There applied techniques and systems used in detection of outlier. The main approaches to detection are,

Determining the outlier without information of the data this similar to clustering that is not supervised. This approach lays the data as static distribution indicates the furthest points and shows them as outliers.
The second model applied in detection is the normality and abnormality models. This approach is similar to supervised classification and only works with pre-labeled data.
The other model used is the normality or the abnormality that is seldom used. This approach is almost similar to quasi- supervised task.

How to deal with outlier is dependent on the cause.

In retention, during the application of the normal model in data analysis, outliers should not be dismissed in bigger sample sizes. This process need to employ a classification logarithm vigorous to outlier, to model data that has naturally occurring points.

Many scientists do not welcome deletion of outlier and find it controversial. The mathematical procedure offers a quantitative and an objective process for rejection of data. This however, does not make the procedure scientifically coherent; more so in case a normal distribution is not deduced. Rejection is allowed in cases where the critical model of the measured process and the normal measurement distribution error are positively identified.

An outlier that is caused by reading error of an instrument can be rejected but it is also a good practice to verify the reading first.
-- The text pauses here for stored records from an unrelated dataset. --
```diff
@@ -500,15 +543,15 @@
                const uint32_t *max_bits, int32_t *part, scs_node_stats *out_dev, int32_t *group_out,
                double *Wc_out) {
     if (n < 1 || n > kSmallNode) return fail(ctx, SCS_ERR_INVALID, "small_node: size out of range");
-    const size_t smem = sizeof(SmallShared);
+    const size_t smem = sizeof(SmallShared<kSmallNode>);
     if (!ctx->small_configured) {
         SCS_CUDA(ctx, cudaFuncSetAttribute(small_node_kernel, cudaFuncAttributeMaxDynamicSharedMemorySize,
                                            static_cast<int>(smem)));
         ctx->small_configured = true;
     }
-    small_node_kernel<<<1, kThreads, smem, ctx->stream>>>(n, scs_bit_words(n), contract_edges, W, adj_bits,
-                                                         contract_edges ? max_bits : nullptr, part, out_dev, group_out,
-                                                         Wc_out);
+    small_node_kernel<<<1, kThreads, smem, ctx->stream>>>(
+        n, scs_bit_words(n), contract_edges, W, adj_bits, contract_edges ? max_bits : nullptr, part, out_dev, group_out,
+        Wc_out);
     SCS_LAUNCHED(ctx, "small_node_kernel");
     return SCS_OK;
 }
@@ -523,20 +566,27 @@
     return SCS_OK;
 }
 
-int small_batch(scs_ctx *ctx, int num_nodes, const scs_small_node *nodes_dev, const int64_t *leaf_offsets,
+int small_batch(scs_ctx *ctx, int num_nodes, int max_n, const scs_small_node *nodes_dev, const int64_t *leaf_offsets,
                 const int32_t *leaf_taxon, const int32_t *adj_depth, const double *adj_val, const int32_t *root_depth,
                 const double *tree_weight, int contract_edges, int32_t *part_dev, scs_node_stats *stats_dev,
                 int32_t *bad_dev, int absolute_offsets) {
     if (num_nodes <= 0) return SCS_OK;
-    const size_t smem = sizeof(SmallShared);
     if (!ctx->batch_configured) {
-        SCS_CUDA(ctx, cudaFuncSetAttribute(small_batch_kernel, cudaFuncAttributeMaxDynamicSharedMemorySize,
-                                           static_cast<int>(smem)));
+        SCS_CUDA(ctx, cudaFuncSetAttribute(small_batch_kernel<32>, cudaFuncAttributeMaxDynamicSharedMemorySize,
+                                           static_cast<int>(sizeof(SmallShared<32>))));
+        SCS_CUDA(ctx, cudaFuncSetAttribute(small_batch_kernel<kSmallNode>, cudaFuncAttributeMaxDynamicSharedMemorySize,
+                                           static_cast<int>(sizeof(SmallShared<kSmallNode>))));
         ctx->batch_configured = true;
     }
-    small_batch_kernel<<<num_nodes, kThreads, smem, ctx->stream>>>(nodes_dev, leaf_offsets, leaf_taxon, adj_depth,
-                                                                  adj_val, root_depth, tree_weight, contract_edges,
-                                                                  part_dev, stats_dev, bad_dev, absolute_offsets);
+    if (max_n <= 32)
+        small_batch_kernel<32><<<num_nodes, kThreads, sizeof(SmallShared<32>), ctx->stream>>>(
+            nodes_dev, leaf_offsets, leaf_taxon, adj_depth, adj_val, root_depth, tree_weight, contract_edges, part_dev,
+            stats_dev, bad_dev, absolute_offsets);
+    else
+        small_batch_kernel<kSmallNode><<<num_nodes, kThreads, sizeof(SmallShared<kSmallNode>),
+                                         ctx->stream>>>(nodes_dev, leaf_offsets, leaf_taxon, adj_depth, adj_val, root_depth,
+                                                        tree_weight, contract_edges, part_dev, stats_dev, bad_dev,
+                                                        absolute_offsets);
     SCS_LAUNCHED(ctx, "small_batch_kernel");
     return SCS_OK;
 }
```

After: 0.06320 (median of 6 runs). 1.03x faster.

In the case of non-normal distributions, one would likely contemplate that the critical distribution of the data is mot generally normal. For example, when a sampling from a continuous probability distribution, sample variance is directly proportionate to the sample size and outliers are expected at bigger rates with the increase of sample variance.

Data mining

Transaction ID	Soda	Milk	Bread	Sugar
1	1	1	0	0
2	0	0	1	0
3	0	0	0	1
4	1	1	1	0
5	0	1	1	0

Figure i example data base with 4 items and % transactions.

Lift is a measure of the effectiveness of a model at classifying samples appraising it against an unexpected choice model.

For example;

The rule {Soda, milk} = {Bread} has a lift of

Support is the degree of activity in the data set, which holds the item set.

For example,

Item set {soda, milk, bread} has a support of 1 / 5 = 0.2 because it appears in 20% of all activities in figure i (one in five transactions).

Confidence can be explained as an estimate of the probability P(Y | X)

For example,

The rule {Soda, milk} = {Bread} shows a confidence of 0.2 / 0.4 = 0.5 in the sample database (figure i), this shows that for 50% of the transactions containing soda and milk the rule is correct.

Partitioning a dataset

Partitioning a dataset is a process done within a system of a computer. This process recovers product and transact data from the data bank. Here items are identified and arranged by attributes a user is interested in. calculation of the full length of the distribution curve is done and the curve divided into a number of partitions of equal pieces. The partitioned number remains constant and data selected is partitioned into classes that are consistent to the divisions of the curve.

The data can be subdivided into training, validation and test datasets. Training dataset is a set of samples used in study that is to fit the classifiers qualities. Validation data set is a set of samples used to refine the qualities of a classifier. Test set is a set of samples used to check the effectiveness of a fully specified classifier.

In evaluating data mining models, dividing data into training and testing set is essential. Usually, when a data set is partitioned into these two sets, most of the data is applied in training and a lesser portion is applied in testing. There should be similarity in the partitions to minimize the effect of inconsistency. Randomly analyzing data samples and is essential in understanding the qualities of the model.

The model is tested by measuring it against the test set. This is because the data testing set contain values for the attribute to be predicted.